Tire circumference or wheel circumference (or perimeter) is the length of the distance a wheel travels when it makes one full revolution.
The following drawing illustrates the tire circumference:
In the following, different possibilities are presented how to determine the tire circumference. They differ in accuracy and required effort.
A simple and quick way to determine the tire circumference is to calculate it using the tire diameter.
Required tools: Measuring tape and calculator
Step 1: Measure the diameter of the tire. The following graphic shows what is meant by the diameter:
Step 2: Multiply the diameter by the number 3.14, which gives the wheel circumference.
Sample calculation: Assume you measure a tire diameter of 700 mm. You multiply this by 3.14 and get the wheel circumference
700 x 3.14 = 2198 mm.
The tire circumference calculator above does exactly the same thing and you don't even need a calculator.
Mathematical background: The exact formula for calculating the circumference is
diameter x π, where π (spelled out as "pi") means the constant 3.14159…. Most often, to calculate the circumference, the formula
U = 2πr is given, where r is the radius of the tire, i.e. half the diameter.
Rating: This method is quite accurate, it also takes into account the height of the tread lugs on the tire casing. However, a small inaccuracy results from the fact that the weight of the cyclist and the load are not included. The actual tire circumference is slightly smaller due to the tire deformation caused by the additional weight.
If you prefer to measure the tire circumference directly, you can proceed as follows:
Required tool: Measuring tape
Step 1: Place the measuring tape on the floor.
Step 2: Place your bike next to the measuring tape so that the tire valve is right down and right next to the beginning of the tape measure.
Step 3: Push the bike forward along the measuring tape until the tire has made one full rotation and the valve is right back down.
Step 4: Now read the distance traveled on the measuring tape at the location of the tire valve. This is the circumference of the tire.
The following figure illustrates the process:
If you want to know the tire circumference as precisely as possible for practical use (e.g. bike computer), inflate the tires to the normally used tire pressure beforehand and sit on the saddle while pushing the bike, as the additional weight will compress the tire a little and thus reduce the tire circumference a little.
Rating: This is the most accurate of the methods mentioned here to determine tire circumference. It takes into account the height of the tread lugs and the weight of the rider.
Another way to determine the tire circumference is via the sizing information on the tire casing.
Required tool: Calculator
Step 1: Read the ETRTO tire size on the tire casing, e.g. 42-622. The first number is the tire width in millimeters and the second number is the tire inner diameter, i.e. the nominal rim diameter, in millimeters.

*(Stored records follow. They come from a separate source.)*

# anyboby/Constrained-Model-Based-Policy-Optimization

Hardware: AMD Instinct MI355X
Metric: imagined env-steps/sec (ensemble rollout) + CPO update ms (higher is better)
Workload: dtype f32; 1 GPU; AntSafe-v2 imagined rollout: E=7 x (37->512->512->60) swish ensemble, 5 elites, 3+3 critics 128x128, tanh policy 128x128, B=100000 branches/GPU, maxroll 35 (34 steps), fixed-horizon mode, reset->sample*->finish_all_paths->get(); rollout_mode=schedule, branches_per_gpu=100000, branches_total=100000, horizon=34, task=AntSafe-v2

## Files before the change

constrained-model-based-policy-optimization_amd/csrc/critic_f16.hip:

```cpp
#include "common.h"
#include "ens_mlp_internal.h"
#include "f16_split.h"
#include "policy_f16_tile.h"

namespace {

constexpr int HC = 128;
constexpr int NT = HC / 32;
constexpr int S1 = HC / 16;

struct CfNet {
  const f16x8 *w0, *w1;
  size_t w0_stride, w1_stride;
  const float *b0, *b1, *w2, *b2;
  const float *cst;
  size_t w2_stride;
  const float *stats;
  const float *in_mu, *in_sig, *out_mu, *out_sig;
  float *out;
};

struct CfArgs {
  CfNet net[2];
  const float *obs;
// ... 218 lines not shown
    const int n2 = tid / KP, k = tid - n2 * KP;
    const CfNet &M = a.net[n2];
    const int kc = k < a.obs_dim ? k : 0;
    s_mu[n2 * KP + k] = (M.in_mu && k < a.obs_dim) ? M.in_mu[kc] : 0.0f;
    s_sig[n2 * KP + k] = (M.in_mu && k < a.obs_dim) ? 1.0f / M.in_sig[kc] : 1.0f;
  }
  __syncthreads();
  for (int base = 0; base < tiles * 32 * KP; base += 512 * 4) {
    float xv[4];
    bool ok[4];
#pragma unroll
    for (int u = 0; u < 4; ++u) {
      const int i = base + 512 * u + tid, b = i / KP, k = i - b * KP;
      const int rr = i < tiles * 32 * KP ? rows[b] : -1;
      xv[u] = a.obs[(size_t)(rr >= 0 ? rr : 0) * a.obs_dim + (k < a.obs_dim ? k : 0)];
      ok[u] = rr >= 0 && k < a.obs_dim;
    }
#pragma unroll
    for (int u = 0; u < 4; ++u) {
      const int i = base + 512 * u + tid, b = i / KP, k = i - b * KP;
      if (i < tiles * 32 * KP) xraw[b * XS + k] = ok[u] ? xv[u] : 0.0f;
    }
  }
  for (int net = 0; net < 2 * E; ++net) {
    const int ni = net / E, e = net - ni * E;
    const CfNet &N = a.net[ni];
    __syncthreads();
    {
      const f16x8 *g0 = N.w0 + (size_t)e * N.w0_stride, *g1 = N.w1 + (size_t)e * N.w1_stride;
      constexpr int TOT = G::W0Q + G::W1Q;
      for (int base = 0; base < TOT; base += 512 * 5) {
        f16x8 q[5];
#pragma unroll
        for (int u = 0; u < 5; ++u) {
          const int i = base + 512 * u + tid;
          const int ic = i < TOT ? i : 0;
          q[u] = ic < G::W0Q ? g0[ic] : g1[ic - G::W0Q];
        }
#pragma unroll
        for (int u = 0; u < 5; ++u) {
          const int i = base + 512 * u + tid;
          if (i < TOT) w0s[i] = q[u];
        }
      }
    }
    __syncthreads();
    const float *st = N.stats + (size_t)e * NSTAT;
    const f16x8 *w0 = w0s + lane, *w1 = w1s + lane;
    for (int t = wave; t < tiles; t += 8) {
      const float *xt = xraw + (size_t)t * 32 * XS;
      float xs[S0][8];
      float m0 = 0.0f;
#pragma unroll
      for (int s = 0; s < S0; ++s)
#pragma unroll
        for (int j = 0; j < 8; ++j) {
          const int k = 16 * s + 8 * hh + j;
          float x = (xt[r * XS + k] - s_mu[ni * KP + k]) * s_sig[ni * KP + k];
          if (k >= a.obs_dim) x = 0.0f;
          xs[s][j] = x;
          m0 = fmaxf(m0, fabsf(x));
        }
      m0 = fmaxf(m0, __shfl_xor(m0, 32, 64));
      const float t0 = pow2_lift(m0);
      const float bound1 = (st[1] * m0 + st[2]) * 1.001f, t1 = pow2_lift(bound1);
      const float inv0 = pow2_rcp(st[0] * t0), inv1 = pow2_rcp(st[4] * t1);
      f32x16 acc[NT];
#pragma unroll
      for (int tt = 0; tt < NT; ++tt)
// ... 173 lines not shown
    n.out = outs[i];
  }
  a.obs = d_obs; a.obs_dim = obs_dim; a.ensemble = v->ensemble;
  a.row_idx = d_row_idx; a.n_rows_dev = d_n_rows; a.n_rows = n_rows;
  const int S0 = ms[0]->h3_s0;
  a.has_pol = 0;
  if (policy != nullptr) {
    CMBPO_REQUIRE(cmbpo_internal_critic_pair_can_ride(v, vc, policy) && d_eps && d_pi && d_logp && d_mu && d_ls,
                  "critic pair: the actor cannot ride along (shape / path) or a NULL buffer");
    int ps0 = 0;
    if (int rc = cmbpo_internal_policy_f16_args(policy, &a.pol, &ps0, s)) return rc;
    CMBPO_REQUIRE(ps0 == S0, "critic pair: actor and critics disagree on the input slabs (%d, %d)", ps0, S0);
    a.pol.obs = d_obs; a.pol.eps = d_eps; a.pol.row_idx = d_row_idx; a.pol.n_rows_dev = d_n_rows; a.pol.n_rows = n_rows;
    a.pol.pi = d_pi; a.pol.logp = d_logp; a.pol.mu = d_mu; a.pol.ls = d_ls;
    a.has_pol = 1;
  }
  a.has_store = 0;
  if (store_vec != nullptr) {
    CMBPO_REQUIRE(d_row_idx != nullptr && n_rows < kCriticBigMin && store_vec->fin_code,
                  "critic pair: the store rides with the one-wave-per-member kernel on a row list only");
    a.sv = *store_vec;
    a.has_store = 1;
  }
  if (!a.has_pol && n_rows >= kCriticBigMin) {
    const int n_cu = cmbpo_cu_count();
    auto launch_big = [&](auto geo, auto kern) -> int {
      using G = decltype(geo);
      if (int rc = cmbpo_grant_lds(kern, G::LDS)) return rc;
      int ch = (cmbpo_ceil_div(n_rows, n_cu) + 31) / 32 * 32;
      if (ch > G::CH) ch = G::CH;
      hipLaunchKernelGGL(kern, dim3(cmbpo_ceil_div(n_rows, ch)), dim3(512), G::LDS, s, a, ch);
      CMBPO_HIP_CHECK(hipGetLastError());
      return CMBPO_OK;
    };
    if (S0 == 2) return launch_big(BigGeo<2>{}, critic_big_kernel<2>);
    if (S0 == 3) return launch_big(BigGeo<3>{}, critic_big_kernel<3>);
    return launch_big(BigGeo<4>{}, critic_big_kernel<4>);
  }
  const int threads = 64 * (2 * v->ensemble + a.has_pol);
  const size_t lds = ((size_t)32 * (16 * S0 + 1) + (size_t)2 * v->ensemble * 32) * sizeof(float);
  const int grid = cmbpo_ceil_div(n_rows, 32);
  if (S0 == 2) hipLaunchKernelGGL(critic_pair_kernel<2>, dim3(grid), dim3(threads), lds, s, a);
  else if (S0 == 3) hipLaunchKernelGGL(critic_pair_kernel<3>, dim3(grid), dim3(threads), lds, s, a);
  else hipLaunchKernelGGL(critic_pair_kernel<4>, dim3(grid), dim3(threads), lds, s, a);
  CMBPO_HIP_CHECK(hipGetLastError());
  return CMBPO_OK;
}
// ... 1 lines not shown
```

Step 2: Now we calculate the tire diameter from this as follows: Since the tire casing is roughly circular when inflated, the tire width is approximately equal to the height of the casing above the rim. This results in the formula
tire outer diameter = 2 x tire width + tire inner diameter. So we add the tire width twice to the tire inner diameter to get the tire outer diameter.
Step 3: Finally, we calculate the tire circumference by multiplying the tire outer diameter by 3.14. This step has already been explained in more detail above.

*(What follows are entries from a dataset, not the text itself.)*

template <int TA, int TB>
__device__ __forceinline__ void wgmma_n16(float* d, uint64_t adesc, uint64_t bdesc) {
  asm volatile(
      "{\n\t.reg .pred p;\n\tsetp.ne.b32 p, 1, 0;\n\t"
      "wgmma.mma_async.sync.aligned.m64n16k16.f32.f16.f16 {%0, %1, %2, %3, %4, %5, %6, %7}, %8, %9, p, 1, 1, %10, %11;\n\t}"
      : "+f"(d[0]), "+f"(d[1]), "+f"(d[2]), "+f"(d[3]), "+f"(d[4]), "+f"(d[5]), "+f"(d[6]), "+f"(d[7])
      : "l"(adesc), "l"(bdesc), "n"(TA), "n"(TB)
      : "memory");
}
template <int TA, int TB>
__device__ __forceinline__ void wgmma_n64(float* d, uint64_t adesc, uint64_t bdesc) {
  asm volatile(
      "{\n\t.reg .pred p;\n\tsetp.ne.b32 p, 1, 0;\n\t"
      "wgmma.mma_async.sync.aligned.m64n64k16.f32.f16.f16 {%0, %1, %2, %3, %4, %5, %6, %7, %8, %9, %10, %11, %12, %13, %14, %15, %16, %17, %18, %19, %20, %21, %22, %23, %24, %25, %26, %27, %28, %29, %30, %31}, %32, %33, p, 1, 1, %34, %35;\n\t}"
      : "+f"(d[0]), "+f"(d[1]), "+f"(d[2]), "+f"(d[3]), "+f"(d[4]), "+f"(d[5]), "+f"(d[6]), "+f"(d[7]), "+f"(d[8]), "+f"(d[9]), "+f"(d[10]), "+f"(d[11]), "+f"(d[12]), "+f"(d[13]), "+f"(d[14]), "+f"(d[15]), "+f"(d[16]), "+f"(d[17]), "+f"(d[18]), "+f"(d[19]), "+f"(d[20]), "+f"(d[21]), "+f"(d[22]), "+f"(d[23]), "+f"(d[24]), "+f"(d[25]), "+f"(d[26]), "+f"(d[27]), "+f"(d[28]), "+f"(d[29]), "+f"(d[30]), "+f"(d[31])
      : "l"(adesc), "l"(bdesc), "n"(TA), "n"(TB)
      : "memory");
}
template <int TA, int TB>
__device__ __forceinline__ void wgmma_n128(float* d, uint64_t adesc, uint64_t bdesc) {
  asm volatile(
      "{\n\t.reg .pred p;\n\tsetp.ne.b32 p, 1, 0;\n\t"
      "wgmma.mma_async.sync.aligned.m64n128k16.f32.f16.f16 {%0, %1, %2, %3, %4, %5, %6, %7, %8, %9, %10, %11, %12, %13, %14, %15, %16, %17, %18, %19, %20, %21, %22, %23, %24, %25, %26, %27, %28, %29, %30, %31, %32, %33, %34, %35, %36, %37, %38, %39, %40, %41, %42, %43, %44, %45, %46, %47, %48, %49, %50, %51, %52, %53, %54, %55, %56, %57, %58, %59, %60, %61, %62, %63}, %64, %65, p, 1, 1, %66, %67;\n\t}"
      : "+f"(d[0]), "+f"(d[1]), "+f"(d[2]), "+f"(d[3]), "+f"(d[4]), "+f"(d[5]), "+f"(d[6]), "+f"(d[7]), "+f"(d[8]), "+f"(d[9]), "+f"(d[10]), "+f"(d[11]), "+f"(d[12]), "+f"(d[13]), "+f"(d[14]), "+f"(d[15]), "+f"(d[16]), "+f"(d[17]), "+f"(d[18]), "+f"(d[19]), "+f"(d[20]), "+f"(d[21]), "+f"(d[22]), "+f"(d[23]), "+f"(d[24]), "+f"(d[25]), "+f"(d[26]), "+f"(d[27]), "+f"(d[28]), "+f"(d[29]), "+f"(d[30]), "+f"(d[31]), "+f"(d[32]), "+f"(d[33]), "+f"(d[34]), "+f"(d[35]), "+f"(d[36]), "+f"(d[37]), "+f"(d[38]), "+f"(d[39]), "+f"(d[40]), "+f"(d[41]), "+f"(d[42]), "+f"(d[43]), "+f"(d[44]), "+f"(d[45]), "+f"(d[46]), "+f"(d[47]), "+f"(d[48]), "+f"(d[49]), "+f"(d[50]), "+f"(d[51]), "+f"(d[52]), "+f"(d[53]), "+f"(d[54]), "+f"(d[55]), "+f"(d[56]), "+f"(d[57]), "+f"(d[58]), "+f"(d[59]), "+f"(d[60]), "+f"(d[61]), "+f"(d[62]), "+f"(d[63])
      : "l"(adesc), "l"(bdesc), "n"(TA), "n"(TB)
      : "memory");
}
template <int TA, int TB>
__device__ __forceinline__ void wgmma_n192(float* d, uint64_t adesc, uint64_t bdesc) {
  asm volatile(
      "{\n\t.reg .pred p;\n\tsetp.ne.b32 p, 1, 0;\n\t"
      "wgmma.mma_async.sync.aligned.m64n192k16.f32.f16.f16 {%0, %1, %2, %3, %4, %5, %6, %7, %8, %9, %10, %11, %12, %13, %14, %15, %16, %17, %18, %19, %20, %21, %22, %23, %24, %25, %26, %27, %28, %29, %30, %31, %32, %33, %34, %35, %36, %37, %38, %39, %40, %41, %42, %43, %44, %45, %46, %47, %48, %49, %50, %51, %52, %53, %54, %55, %56, %57, %58, %59, %60, %61, %62, %63, %64, %65, %66, %67, %68, %69, %70, %71, %72, %73, %74, %75, %76, %77, %78, %79, %80, %81, %82, %83, %84, %85, %86, %87, %88, %89, %90, %91, %92, %93, %94, %95}, %96, %97, p, 1, 1, %98, %99;\n\t}"
      : "+f"(d[0]), "+f"(d[1]), "+f"(d[2]), "+f"(d[3]), "+f"(d[4]), "+f"(d[5]), "+f"(d[6]), "+f"(d[7]), "+f"(d[8]), "+f"(d[9]), "+f"(d[10]), "+f"(d[11]), "+f"(d[12]), "+f"(d[13]), "+f"(d[14]), "+f"(d[15]), "+f"(d[16]), "+f"(d[17]), "+f"(d[18]), "+f"(d[19]), "+f"(d[20]), "+f"(d[21]), "+f"(d[22]), "+f"(d[23]), "+f"(d[24]), "+f"(d[25]), "+f"(d[26]), "+f"(d[27]), "+f"(d[28]), "+f"(d[29]), "+f"(d[30]), "+f"(d[31]), "+f"(d[32]), "+f"(d[33]), "+f"(d[34]), "+f"(d[35]), "+f"(d[36]), "+f"(d[37]), "+f"(d[38]), "+f"(d[39]), "+f"(d[40]), "+f"(d[41]), "+f"(d[42]), "+f"(d[43]), "+f"(d[44]), "+f"(d[45]), "+f"(d[46]), "+f"(d[47]), "+f"(d[48]), "+f"(d[49]), "+f"(d[50]), "+f"(d[51]), "+f"(d[52]), "+f"(d[53]), "+f"(d[54]), "+f"(d[55]), "+f"(d[56]), "+f"(d[57]), "+f"(d[58]), "+f"(d[59]), "+f"(d[60]), "+f"(d[61]), "+f"(d[62]), "+f"(d[63]), "+f"(d[64]), "+f"(d[65]), "+f"(d[66]), "+f"(d[67]), "+f"(d[68]), "+f"(d[69]), "+f"(d[70]), "+f"(d[71]), "+f"(d[72]), "+f"(d[73]), "+f"(d[74]), "+f"(d[75]), "+f"(d[76]), "+f"(d[77]), "+f"(d[78]), "+f"(d[79]), "+f"(d[80]), "+f"(d[81]), "+f"(d[82]), "+f"(d[83]), "+f"(d[84]), "+f"(d[85]), "+f"(d[86]), "+f"(d[87]), "+f"(d[88]), "+f"(d[89]), "+f"(d[90]), "+f"(d[91]), "+f"(d[92]), "+f"(d[93]), "+f"(d[94]), "+f"(d[95])
      : "l"(adesc), "l"(bdesc), "n"(TA), "n"(TB)
      : "memory");
}
template <int TA, int TB>
__device__ __forceinline__ void wgmma_n256(float* d, uint64_t adesc, uint64_t bdesc) {
  asm volatile(
      "{\n\t.reg .pred p;\n\tsetp.ne.b32 p, 1, 0;\n\t"
      "wgmma.mma_async.sync.aligned.m64n256k16.f32.f16.f16 {%0, %1, %2, %3, %4, %5, %6, %7, %8, %9, %10, %11, %12, %13, %14, %15, %16, %17, %18, %19, %20, %21, %22, %23, %24, %25, %26, %27, %28, %29, %30, %31, %32, %33, %34, %35, %36, %37, %38, %39, %40, %41, %42, %43, %44, %45, %46, %47, %48, %49, %50, %51, %52, %53, %54, %55, %56, %57, %58, %59, %60, %61, %62, %63, %64, %65, %66, %67, %68, %69, %70, %71, %72, %73, %74, %75, %76, %77, %78, %79, %80, %81, %82, %83, %84, %85, %86, %87, %88, %89, %90, %91, %92, %93, %94, %95, %96, %97, %98, %99, %100, %101, %102, %103, %104, %105, %106, %107, %108, %109, %110, %111, %112, %113, %114, %115, %116, %117, %118, %119, %120, %121, %122, %123, %124, %125, %126, %127}, %128, %129, p, 1, 1, %130, %131;\n\t}"
      : "+f"(d[0]), "+f"(d[1]), "+f"(d[2]), "+f"(d[3]), "+f"(d[4]), "+f"(d[5]), "+f"(d[6]), "+f"(d[7]), "+f"(d[8]), "+f"(d[9]), "+f"(d[10]), "+f"(d[11]), "+f"(d[12]), "+f"(d[13]), "+f"(d[14]), "+f"(d[15]), "+f"(d[16]), "+f"(d[17]), "+f"(d[18]), "+f"(d[19]), "+f"(d[20]), "+f"(d[21]), "+f"(d[22]), "+f"(d[23]), "+f"(d[24]), "+f"(d[25]), "+f"(d[26]), "+f"(d[27]), "+f"(d[28]), "+f"(d[29]), "+f"(d[30]), "+f"(d[31]), "+f"(d[32]), "+f"(d[33]), "+f"(d[34]), "+f"(d[35]), "+f"(d[36]), "+f"(d[37]), "+f"(d[38]), "+f"(d[39]), "+f"(d[40]), "+f"(d[41]), "+f"(d[42]), "+f"(d[43]), "+f"(d[44]), "+f"(d[45]), "+f"(d[46]), "+f"(d[47]), "+f"(d[48]), "+f"(d[49]), "+f"(d[50]), "+f"(d[51]), "+f"(d[52]), "+f"(d[53]), "+f"(d[54]), "+f"(d[55]), "+f"(d[56]), "+f"(d[57]), "+f"(d[58]), "+f"(d[59]), "+f"(d[60]), "+f"(d[61]), "+f"(d[62]), "+f"(d[63]), "+f"(d[64]), "+f"(d[65]), "+f"(d[66]), "+f"(d[67]), "+f"(d[68]), "+f"(d[69]), "+f"(d[70]), "+f"(d[71]), "+f"(d[72]), "+f"(d[73]), "+f"(d[74]), "+f"(d[75]), "+f"(d[76]), "+f"(d[77]), "+f"(d[78]), "+f"(d[79]), "+f"(d[80]), "+f"(d[81]), "+f"(d[82]), "+f"(d[83]), "+f"(d[84]), "+f"(d[85]), "+f"(d[86]), "+f"(d[87]), "+f"(d[88]), "+f"(d[89]), "+f"(d[90]), "+f"(d[91]), "+f"(d[92]), "+f"(d[93]), "+f"(d[94]), "+f"(d[95]), "+f"(d[96]), "+f"(d[97]), "+f"(d[98]), "+f"(d[99]), "+f"(d[100]), "+f"(d[101]), "+f"(d[102]), "+f"(d[103]), "+f"(d[104]), "+f"(d[105]), "+f"(d[106]), "+f"(d[107]), "+f"(d[108]), "+f"(d[109]), "+f"(d[110]), "+f"(d[111]), "+f"(d[112]), "+f"(d[113]), "+f"(d[114]), "+f"(d[115]), "+f"(d[116]), "+f"(d[117]), "+f"(d[118]), "+f"(d[119]), "+f"(d[120]), "+f"(d[121]), "+f"(d[122]), "+f"(d[123]), "+f"(d[124]), "+f"(d[125]), "+f"(d[126]), "+f"(d[127])
      : "l"(adesc), "l"(bdesc), "n"(TA), "n"(TB)
      : "memory");
}
template <int TA, int TB>
__device__ __forceinline__ void wgmma_n32(float* d, uint64_t adesc, uint64_t bdesc) {
  asm volatile(
      "{\n\t.reg .pred p;\n\tsetp.ne.b32 p, 1, 0;\n\t"
      "wgmma.mma_async.sync.aligned.m64n32k16.f32.f16.f16 {%0, %1, %2, %3, %4, %5, %6, %7, %8, %9, %10, %11, %12, %13, %14, %15}, %16, %17, p, 1, 1, %18, %19;\n\t}"
      : "+f"(d[0]), "+f"(d[1]), "+f"(d[2]), "+f"(d[3]), "+f"(d[4]), "+f"(d[5]), "+f"(d[6]), "+f"(d[7]), "+f"(d[8]), "+f"(d[9]), "+f"(d[10]), "+f"(d[11]), "+f"(d[12]), "+f"(d[13]), "+f"(d[14]), "+f"(d[15])
      : "l"(adesc), "l"(bdesc), "n"(TA), "n"(TB)
      : "memory");
}
template <int TA, int TB>
__device__ __forceinline__ void wgmma_n48(float* d, uint64_t adesc, uint64_t bdesc) {
  asm volatile(
      "{\n\t.reg .pred p;\n\tsetp.ne.b32 p, 1, 0;\n\t"
      "wgmma.mma_async.sync.aligned.m64n48k16.f32.f16.f16 {%0, %1, %2, %3, %4, %5, %6, %7, %8, %9, %10, %11, %12, %13, %14, %15, %16, %17, %18, %19, %20, %21, %22, %23}, %24, %25, p, 1, 1, %26, %27;\n\t}"
      : "+f"(d[0]), "+f"(d[1]), "+f"(d[2]), "+f"(d[3]), "+f"(d[4]), "+f"(d[5]), "+f"(d[6]), "+f"(d[7]), "+f"(d[8]), "+f"(d[9]), "+f"(d[10]), "+f"(d[11]), "+f"(d[12]), "+f"(d[13]), "+f"(d[14]), "+f"(d[15]), "+f"(d[16]), "+f"(d[17]), "+f"(d[18]), "+f"(d[19]), "+f"(d[20]), "+f"(d[21]), "+f"(d[22]), "+f"(d[23])
      : "l"(adesc), "l"(bdesc), "n"(TA), "n"(TB)
      : "memory");
}
template <int TA, int TB>
__device__ __forceinline__ void wgmma_n80(float* d, uint64_t adesc, uint64_t bdesc) {
  asm volatile(
      "{\n\t.reg .pred p;\n\tsetp.ne.b32 p, 1, 0;\n\t"
      "wgmma.mma_async.sync.aligned.m64n80k16.f32.f16.f16 {%0, %1, %2, %3, %4, %5, %6, %7, %8, %9, %10, %11, %12, %13, %14, %15, %16, %17, %18, %19, %20, %21, %22, %23, %24, %25, %26, %27, %28, %29, %30, %31, %32, %33, %34, %35, %36, %37, %38, %39}, %40, %41, p, 1, 1, %42, %43;\n\t}"
      : "+f"(d[0]), "+f"(d[1]), "+f"(d[2]), "+f"(d[3]), "+f"(d[4]), "+f"(d[5]), "+f"(d[6]), "+f"(d[7]), "+f"(d[8]), "+f"(d[9]), "+f"(d[10]), "+f"(d[11]), "+f"(d[12]), "+f"(d[13]), "+f"(d[14]), "+f"(d[15]), "+f"(d[16]), "+f"(d[17]), "+f"(d[18]), "+f"(d[19]), "+f"(d[20]), "+f"(d[21]), "+f"(d[22]), "+f"(d[23]), "+f"(d[24]), "+f"(d[25]), "+f"(d[26]), "+f"(d[27]), "+f"(d[28]), "+f"(d[29]), "+f"(d[30]), "+f"(d[31]), "+f"(d[32]), "+f"(d[33]), "+f"(d[34]), "+f"(d[35]), "+f"(d[36]), "+f"(d[37]), "+f"(d[38]), "+f"(d[39])
      : "l"(adesc), "l"(bdesc), "n"(TA), "n"(TB)
      : "memory");
}
template <int TA, int TB>
__device__ __forceinline__ void wgmma_n96(float* d, uint64_t adesc, uint64_t bdesc) {
  asm volatile(
      "{\n\t.reg .pred p;\n\tsetp.ne.b32 p, 1, 0;\n\t"
      "wgmma.mma_async.sync.aligned.m64n96k16.f32.f16.f16 {%0, %1, %2, %3, %4, %5, %6, %7, %8, %9, %10, %11, %12, %13, %14, %15, %16, %17, %18, %19, %20, %21, %22, %23, %24, %25, %26, %27, %28, %29, %30, %31, %32, %33, %34, %35, %36, %37, %38, %39, %40, %41, %42, %43, %44, %45, %46, %47}, %48, %49, p, 1, 1, %50, %51;\n\t}"
      : "+f"(d[0]), "+f"(d[1]), "+f"(d[2]), "+f"(d[3]), "+f"(d[4]), "+f"(d[5]), "+f"(d[6]), "+f"(d[7]), "+f"(d[8]), "+f"(d[9]), "+f"(d[10]), "+f"(d[11]), "+f"(d[12]), "+f"(d[13]), "+f"(d[14]), "+f"(d[15]), "+f"(d[16]), "+f"(d[17]), "+f"(d[18]), "+f"(d[19]), "+f"(d[20]), "+f"(d[21]), "+f"(d[22]), "+f"(d[23]), "+f"(d[24]), "+f"(d[25]), "+f"(d[26]), "+f"(d[27]), "+f"(d[28]), "+f"(d[29]), "+f"(d[30]), "+f"(d[31]), "+f"(d[32]), "+f"(d[33]), "+f"(d[34]), "+f"(d[35]), "+f"(d[36]), "+f"(d[37]), "+f"(d[38]), "+f"(d[39]), "+f"(d[40]), "+f"(d[41]), "+f"(d[42]), "+f"(d[43]), "+f"(d[44]), "+f"(d[45]), "+f"(d[46]), "+f"(d[47])
      : "l"(adesc), "l"(bdesc), "n"(TA), "n"(TB)
      : "memory");
}
template <int TA, int TB>
__device__ __forceinline__ void wgmma_n112(float* d, uint64_t adesc, uint64_t bdesc) {
  asm volatile(
      "{\n\t.reg .pred p;\n\tsetp.ne.b32 p, 1, 0;\n\t"
      "wgmma.mma_async.sync.aligned.m64n112k16.f32.f16.f16 {%0, %1, %2, %3, %4, %5, %6, %7, %8, %9, %10, %11, %12, %13, %14, %15, %16, %17, %18, %19, %20, %21, %22, %23, %24, %25, %26, %27, %28, %29, %30, %31, %32, %33, %34, %35, %36, %37, %38, %39, %40, %41, %42, %43, %44, %45, %46, %47, %48, %49, %50, %51, %52, %53, %54, %55}, %56, %57, p, 1, 1, %58, %59;\n\t}"
      : "+f"(d[0]), "+f"(d[1]), "+f"(d[2]), "+f"(d[3]), "+f"(d[4]), "+f"(d[5]), "+f"(d[6]), "+f"(d[7]), "+f"(d[8]), "+f"(d[9]), "+f"(d[10]), "+f"(d[11]), "+f"(d[12]), "+f"(d[13]), "+f"(d[14]), "+f"(d[15]), "+f"(d[16]), "+f"(d[17]), "+f"(d[18]), "+f"(d[19]), "+f"(d[20]), "+f"(d[21]), "+f"(d[22]), "+f"(d[23]), "+f"(d[24]), "+f"(d[25]), "+f"(d[26]), "+f"(d[27]), "+f"(d[28]), "+f"(d[29]), "+f"(d[30]), "+f"(d[31]), "+f"(d[32]), "+f"(d[33]), "+f"(d[34]), "+f"(d[35]), "+f"(d[36]), "+f"(d[37]), "+f"(d[38]), "+f"(d[39]), "+f"(d[40]), "+f"(d[41]), "+f"(d[42]), "+f"(d[43]), "+f"(d[44]), "+f"(d[45]), "+f"(d[46]), "+f"(d[47]), "+f"(d[48]), "+f"(d[49]), "+f"(d[50]), "+f"(d[51]), "+f"(d[52]), "+f"(d[53]), "+f"(d[54]), "+f"(d[55])
      : "l"(adesc), "l"(bdesc), "n"(TA), "n"(TB)
      : "memory");
}
template <int N, int TA, int TB>
__device__ __forceinline__ void wgmma(float* d, uint64_t adesc, uint64_t bdesc) {
  static_assert((N % 16 == 0 && N <= 128) || N == 192 || N == 256, "wgmma N");
  if constexpr (N == 16) wgmma_n16<TA, TB>(d, adesc, bdesc);
  else if constexpr (N == 32) wgmma_n32<TA, TB>(d, adesc, bdesc);
  else if constexpr (N == 48) wgmma_n48<TA, TB>(d, adesc, bdesc);
  else if constexpr (N == 64) wgmma_n64<TA, TB>(d, adesc, bdesc);
  else if constexpr (N == 80) wgmma_n80<TA, TB>(d, adesc, bdesc);
  else if constexpr (N == 96) wgmma_n96<TA, TB>(d, adesc, bdesc);
  else if constexpr (N == 112) wgmma_n112<TA, TB>(d, adesc, bdesc);
  else if constexpr (N == 128) wgmma_n128<TA, TB>(d, adesc, bdesc);
  else if constexpr (N == 192) wgmma_n192<TA, TB>(d, adesc, bdesc);
  else wgmma_n256<TA, TB>(d, adesc, bdesc);
}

Sample calculation: Suppose you read the size
42-622 on the tire casing. From this we calculate an outer tire diameter of
2 x 42 + 622 = 706 mm and ultimately the tire circumference as
706 x 3.14 = 2217 mm (rounded).
Rating: This method is somewhat inaccurate because it does not take into account tire pressure and the height of the tread lugs on the tire casing, which also decreases over time due to abrasion.
|Inch size||ETRTO size||Tire circumference in mm|
The above bike tire circumference chart contains an excerpt from the Bike Tire Sizes Chart and gives the corresponding calculated tire circumference. The tire circumference was determined using the above estimation method, i.e. using the formula
tire outer diameter = 2 x tire width + tire inner diameter.
Rating: This method is somewhat inaccurate because it does not take into account tire pressure and the height of the tread lugs on the tire casing, which also decreases over time due to abrasion. The advantage of the table is that you do not need a tape measure or calculator.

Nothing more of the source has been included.